def load_library(path=None):
    global _lib
    if _lib is not None and path is None:
        return _lib
    path = path or os.environ.get("SSP_HIP_LIB")
    if path is None:
        path = _build.build_locked()
    if not os.path.exists(path):
        raise RuntimeError("libssp_hip.so not found at %s" % path)
    if os.environ.get("SSP_SKIP_ISA_VERIFY") != "1" and not _build.verified(path):
        try:
            _build.verify_and_stamp(path)
        except _build.MissingTool as e:
            raise RuntimeError("%s - cannot check the accumulation-register contract of %s; set SSP_SKIP_ISA_VERIFY=1 to load it "
                               "unchecked" % (e, path)) from e
        except OSError:
            _build.verify_binary(path)
    lib = C.CDLL(path)
    vp, i, f = C.c_void_p, C.c_int, C.c_float
    lib.ssp_last_error.restype = C.c_char_p
    try:
        lib.ssp_build_id.restype = C.c_char_p
        lib.ssp_set_deterministic.argtypes = [C.c_int]
        lib.ssp_get_deterministic.restype = C.c_int
    except AttributeError:
        if os.environ.get("SSP_HIP_LIB") is None:
            raise
    lib.ssp_create.argtypes = [C.POINTER(SspConfig), C.POINTER(vp)]
    lib.ssp_destroy.argtypes = [vp]
    lib.ssp_destroy.restype = None
    for n in ("ssp_param_count", "ssp_bn_channel_count", "ssp_workspace_bytes"):
        getattr(lib, n).argtypes = [vp]
        getattr(lib, n).restype = C.c_size_t
    lib.ssp_bn_layer_count.argtypes = [vp]
    lib.ssp_bind.argtypes = [vp, C.POINTER(SspBuffers), vp]
    lib.ssp_forward.argtypes = [vp, i, vp, i, i, i, i, vp, vp, vp, vp]
    lib.ssp_backward.argtypes = [vp, i, vp, vp, vp, vp]
    lib.ssp_zero_grad.argtypes = [vp, vp]
    lib.ssp_pair_step.argtypes = [vp, C.POINTER(SspPairInputs), vp, vp]
    lib.ssp_adam_step.argtypes = [vp, f, i, vp]
    lib.ssp_adam_step_scaled.argtypes = [vp, f, i, f, vp]
    lib.ssp_pair_step_phase.argtypes = [vp, C.POINTER(SspPairInputs), vp, i, vp]
    lib.ssp_pair_step_graph.argtypes = [vp, C.POINTER(SspPairInputs), vp, i, i, vp]
    lib.ssp_grad_early_offset.argtypes = [vp]
    lib.ssp_grad_early_offset.restype = C.c_size_t
    lib.ssp_handle_set_conv_algo.argtypes = [vp, i]
    lib.ssp_op_detector_loss.argtypes = [vp, i, vp, vp, i, i, i, vp, C.c_size_t, vp, vp, vp]
    try:
        lib.ssp_op_sem_loss.argtypes = [vp, i, vp, i, i, i, i, i, vp, C.c_size_t, vp, vp, vp]
    except AttributeError:
        if os.environ.get("SSP_HIP_LIB") is None:
            raise
    lib.ssp_sample_indices.argtypes = [vp, vp, i, C.c_uint64, vp, vp, vp, vp]
    lib.ssp_sample_indices_cell.argtypes = [vp, vp, i, C.c_uint64, vp, vp, vp, vp]
    lib.ssp_op_warp_labels_px.argtypes = [vp, vp, vp, i, i, i, vp]
    lib.ssp_op_warp_labels_full_px.argtypes = [vp, vp, vp, vp, vp, i, i, i, vp]
    lib.ssp_profile_enable.argtypes = [vp, i]
    lib.ssp_profile_read.argtypes = [vp, C.POINTER(C.c_double), C.POINTER(C.c_int64), C.POINTER(C.c_double),
                                     C.POINTER(C.c_double)]
    lib.ssp_profile_read_executed.argtypes = [vp, C.POINTER(C.c_double)]
    try:
        lib.ssp_profile_pause.argtypes = [vp, i]
    except AttributeError:
        if os.environ.get("SSP_HIP_LIB") is None:
            raise
    try:
        lib.ssp_profile_read_kernel.argtypes = [vp, i, C.POINTER(C.c_double), C.POINTER(C.c_int64), C.POINTER(C.c_double),
                                                C.POINTER(C.c_double), C.POINTER(C.c_double)]
    except AttributeError:
        if os.environ.get("SSP_HIP_LIB") is None:
            raise
    lib.ssp_op_conv.argtypes = [vp, vp, vp, vp, i, i, i, i, i, i, i, vp, vp, vp, i, vp, C.c_size_t, vp]
    lib.ssp_op_conv_wgrad.argtypes = [vp, vp, vp, i, i, i, i, i, i, i, vp, vp, vp, C.c_size_t, vp]
    try:
        lib.ssp_op_conv_bf16.argtypes = [vp, vp, vp, vp, i, i, i, i, i, i, i, vp, vp, vp, i, i, i, vp, vp, vp, C.c_size_t, vp]
        lib.ssp_op_conv_wgrad_bf16.argtypes = [vp, vp, vp, i, i, i, i, i, i, i, vp, vp, i, vp, C.c_size_t, vp]
        lib.ssp_op_bn_bwd_bf16.argtypes = [vp, vp, vp, vp, vp, vp, vp, vp, vp, i, i, i, i, i, i, i, vp]
    except AttributeError:
        if os.environ.get("SSP_HIP_LIB") is None:
            raise
    lib.ssp_debug_buffer.argtypes = [vp, i, C.c_char_p, C.POINTER(vp), C.POINTER(C.c_size_t)]
    if hasattr(lib, "ssp_debug_backward_taps"):
        lib.ssp_debug_backward_taps.argtypes = [vp, vp, C.c_size_t, C.c_uint]
        lib.ssp_debug_backward_tap_floats.argtypes = [vp, C.c_uint]
        lib.ssp_debug_backward_tap_floats.restype = C.c_size_t
        lib.ssp_debug_backward_tap.argtypes = [vp, i, i, i, C.POINTER(C.c_size_t), C.POINTER(C.c_size_t), C.POINTER(C.c_uint)]
    lib.ssp_debug_conv_knobs.argtypes = [i, i]
    lib.ssp_debug_occupancy.argtypes = [i]
    lib.ssp_set_conv_algo.argtypes = [i]
    lib.ssp_op_warp_image.argtypes = [vp, vp, vp, i, i, i, i, vp]
    lib.ssp_op_erode.argtypes = [vp, vp, i, i, i, i, vp]
    lib.ssp_op_warp_labels.argtypes = [vp, vp, vp, i, i, i, vp]
    lib.ssp_op_bn_bwd.argtypes = [vp, vp, vp, vp, vp, vp, vp, vp, vp, i, i, i, i, i, i, vp]
    lib.ssp_op_bn_bwd_strided.argtypes = [vp, vp, vp, vp, vp, vp, vp, vp, vp, i, i, i, i, i, i, i, vp]
    lib.ssp_op_labels.argtypes = [vp, vp, vp, vp, i, i, i, vp]
    lib.ssp_op_sparse_loss.argtypes = [vp, vp, vp, vp, vp, i, i, i, i, i, i, i, C.c_float, C.c_float, vp, vp, vp, vp]
    ep = C.POINTER(SspExportParams)
    lib.ssp_export_workspace_bytes.argtypes = [ep]
    lib.ssp_export_workspace_bytes.restype = C.c_size_t
    lib.ssp_export_max_points.argtypes = [ep]
    lib.ssp_export_points.argtypes = [vp, ep, i] + [C.POINTER(vp)] * 7 + [vp]
    lib.ssp_op_homoadapt_views.argtypes = [vp, vp, vp, vp, i, i, i, vp]
    lib.ssp_op_flatten_detection.argtypes = [vp, vp, vp, i, i, i, vp]
    lib.ssp_op_combine_heatmap.argtypes = [vp, vp, vp, vp, i, i, i, vp]
    lib.ssp_op_heatmap_points.argtypes = [vp, ep, vp, vp, vp, vp]
    lib.ssp_op_soft_argmax_points.argtypes = [vp, vp, vp, i, i, i, vp]
    lib.ssp_detector_heatmap.argtypes = [vp, i, vp, vp]
    lib.ssp_op_heatmap_nms.argtypes = [vp, ep, i, vp, vp, vp, vp, vp]
    lib.ssp_op_sample_homographies.argtypes = [C.c_uint64, C.POINTER(SspHomographyParams), i, vp, vp, vp]
    lib.ssp_op_warp_labels_full.argtypes = [vp, vp, vp, vp, vp, i, i, i, vp]
    lib.ssp_op_sem_finalize.argtypes = [vp, vp, vp, C.c_size_t, i, vp]
    try:
        lib.ssp_op_photometric_draw.argtypes = [C.c_uint64, C.POINTER(SspPhotometricParams), i, i, i, vp, vp]
        lib.ssp_op_photometric_apply.argtypes = [vp, vp, vp, i, i, i, vp]
    except AttributeError:
        if os.environ.get("SSP_HIP_LIB") is None:
            raise
    try:
        sp = C.POINTER(SspShapesParams)
        lib.ssp_shapes_workspace_bytes.argtypes = [sp, i]
        lib.ssp_shapes_workspace_bytes.restype = C.c_size_t
        lib.ssp_op_shapes_draw.argtypes = [C.c_uint64, sp, i, vp, vp]
        lib.ssp_op_shapes_render.argtypes = [vp, sp, i, vp, vp, vp, vp, vp]
        lib.ssp_op_warp_points_scatter.argtypes = [vp, vp, vp, vp, i, i, i, i, vp]
    except AttributeError:
        if os.environ.get("SSP_HIP_LIB") is None:
            raise
    try:
        lib.ssp_op_label_quantize.argtypes = [vp, vp, C.c_size_t, vp]
    except AttributeError:
        if os.environ.get("SSP_HIP_LIB") is None:
            raise
    lib.ssp_op_dense_loss.argtypes = [vp, vp, vp, vp, i, i, i, f, f, i, f, vp, C.c_size_t, vp, vp, vp, vp]
    try:
        lib.ssp_op_sem_predict.argtypes = [vp, i, vp, i, i, i, i, vp, vp, vp]
        lib.ssp_sem_predict.argtypes = [vp, i, vp, vp, vp, vp]
    except AttributeError:
        if os.environ.get("SSP_HIP_LIB") is None:
            raise
    try:
        lib.ssp_describe_workspace_bytes.argtypes = [ep, i]
        lib.ssp_describe_workspace_bytes.restype = C.c_size_t
        lib.ssp_describe_points.argtypes = [vp, i, ep, i, vp, vp, vp, vp, vp]
        lib.ssp_op_sample_descriptors.argtypes = [vp, i, i, i, vp, vp, i, vp, vp]
        lib.ssp_match_workspace_bytes.argtypes = [i, i]
        lib.ssp_match_workspace_bytes.restype = C.c_size_t
        lib.ssp_match_two_way.argtypes = [vp, vp, vp, vp, i, i, i, f, vp, vp, vp, vp]
        lib.ssp_eval_repeatability.argtypes = [vp, vp, vp, vp, i, i, i, vp, vp, i, i, i, C.c_double, vp, vp]
        lib.ssp_eval_ransac_workspace_bytes.argtypes = [i, i]
        lib.ssp_eval_ransac_workspace_bytes.restype = C.c_size_t
        lib.ssp_eval_ransac.argtypes = [vp, vp, i, i, i, vp, vp, vp, vp, vp, vp, vp, vp, vp, vp]
    except AttributeError:
        if os.environ.get("SSP_HIP_LIB") is None:
            raise
    try:
        lib.ssp_track_workspace_bytes.argtypes = [i, i, i]
        lib.ssp_track_workspace_bytes.restype = C.c_size_t
        lib.ssp_op_track_update.argtypes = [vp, vp, vp, vp, vp, vp, vp, vp, i, i, i, vp, vp, vp, vp, vp, vp]
        lib.ssp_op_track_select.argtypes = [vp, vp, vp, vp, i, i, i, vp, vp, vp, vp]
        lib.ssp_op_track_points.argtypes = [vp, vp, vp, vp, i, i, i, i, vp, vp]
    except AttributeError:
        if os.environ.get("SSP_HIP_LIB") is None:
            raise
    try:
        lib.ssp_op_point_classes.argtypes = [vp, i, i, i, i, i, vp, i, vp, i, vp, vp]
        lib.ssp_point_classes.argtypes = [vp, i, i, vp, i, vp, i, vp, vp]
        lib.ssp_filter_workspace_bytes.argtypes = [i, i]
        lib.ssp_filter_workspace_bytes.restype = C.c_size_t
        lib.ssp_op_filter_points.argtypes = [vp, vp, vp, vp, C.POINTER(C.c_uint32), i, i, vp, vp, vp, vp, vp, vp]
        lib.ssp_match_two_way_classes.argtypes = [vp, vp, vp, vp, vp, vp, i, i, i, f, vp, vp, vp, vp]
    except AttributeError:
        if os.environ.get("SSP_HIP_LIB") is None:
            raise
    try:
        dp = C.POINTER(SspDetEvalParams)
        lib.ssp_det_eval_workspace_bytes.argtypes = [dp, i, i]
        lib.ssp_det_eval_workspace_bytes.restype = C.c_size_t
        lib.ssp_op_det_tp_fp.argtypes = [vp, vp, i, dp, i, vp, vp, C.c_int64, vp, vp]
        lib.ssp_op_det_tp_fp_points.argtypes = [vp, vp, i, vp, i, dp, i, vp, vp, C.c_int64, vp, vp]
# ... 697 lines not shown
    return cls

-------------------------

▸ Task prompt: Search term "SspPairInputs": return each line of the data that contains it.

▸ Expected answer:
    lib.ssp_pair_step.argtypes = [vp, C.POINTER(SspPairInputs), vp, vp]
    lib.ssp_pair_step_phase.argtypes = [vp, C.POINTER(SspPairInputs), vp, i, vp]
    lib.ssp_pair_step_graph.argtypes = [vp, C.POINTER(SspPairInputs), vp, i, i, vp]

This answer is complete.